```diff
@@ -591,6 +624,7 @@
     if (ncta > tc_max_cluster(a.bn))
         throw std::runtime_error("conv_ln_tc: a cluster of " + std::to_string(ncta) + " CTAs at " + std::to_string(a.bn) +
                                  " columns (16 at 144 columns, else 8 at most)");
+    if (a.mode != 0 && 2 * a.half != a.bn) throw std::runtime_error("conv_ln_tc: hc and transposed blocks hold two halves of bn / 2 columns");
     const ConvLnKernel kern = conv_ln_kernel_ready(bk, a.bn);
     const size_t smem = conv_ln_smem(a.stages, a.bn, a.half, a.resid_tma, bk);
     if (smem > (size_t)TC_MAX_SMEM) throw std::runtime_error("conv_ln_tc: shared memory budget exceeded");
diff --git a/dc_tts_b200/csrc/tc_ptx.cuh b/dc_tts_b200/csrc/tc_ptx.cuh
--- a/dc_tts_b200/csrc/tc_ptx.cuh
+++ b/dc_tts_b200/csrc/tc_ptx.cuh
@@ -168,6 +168,11 @@
 }
 __device__ __forceinline__ void named_sync(int id, int n) { asm volatile("bar.sync %0, %1;" :: "r"(id), "r"(n) : "memory"); }
 
+template <int N>
+__device__ __forceinline__ void setmaxnreg_dec() { asm volatile("setmaxnreg.dec.sync.aligned.u32 %0;" :: "n"(N)); }
+template <int N>
+__device__ __forceinline__ void setmaxnreg_inc() { asm volatile("setmaxnreg.inc.sync.aligned.u32 %0;" :: "n"(N)); }
+
 __device__ __forceinline__ uint32_t cluster_ctarank() { uint32_t r; asm volatile("mov.u32 %0, %%cluster_ctarank;" : "=r"(r)); return r; }
 __device__ __forceinline__ uint32_t cluster_nctarank() { uint32_t r; asm volatile("mov.u32 %0, %%cluster_nctarank;" : "=r"(r)); return r; }
 __device__ __forceinline__ void cluster_arrive() { asm volatile("barrier.cluster.arrive.release.aligned;" ::: "memory"); }
```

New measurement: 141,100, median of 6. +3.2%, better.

········

_TASK BRIEF_. Filter the material for the word "return" and copy each matching line.

_THE ANSWER_.
 __device__ __forceinline__ uint32_t cluster_ctarank() { uint32_t r; asm volatile("mov.u32 %0, %%cluster_ctarank;" : "=r"(r)); return r; }
 __device__ __forceinline__ uint32_t cluster_nctarank() { uint32_t r; asm volatile("mov.u32 %0, %%cluster_nctarank;" : "=r"(r)); return r; }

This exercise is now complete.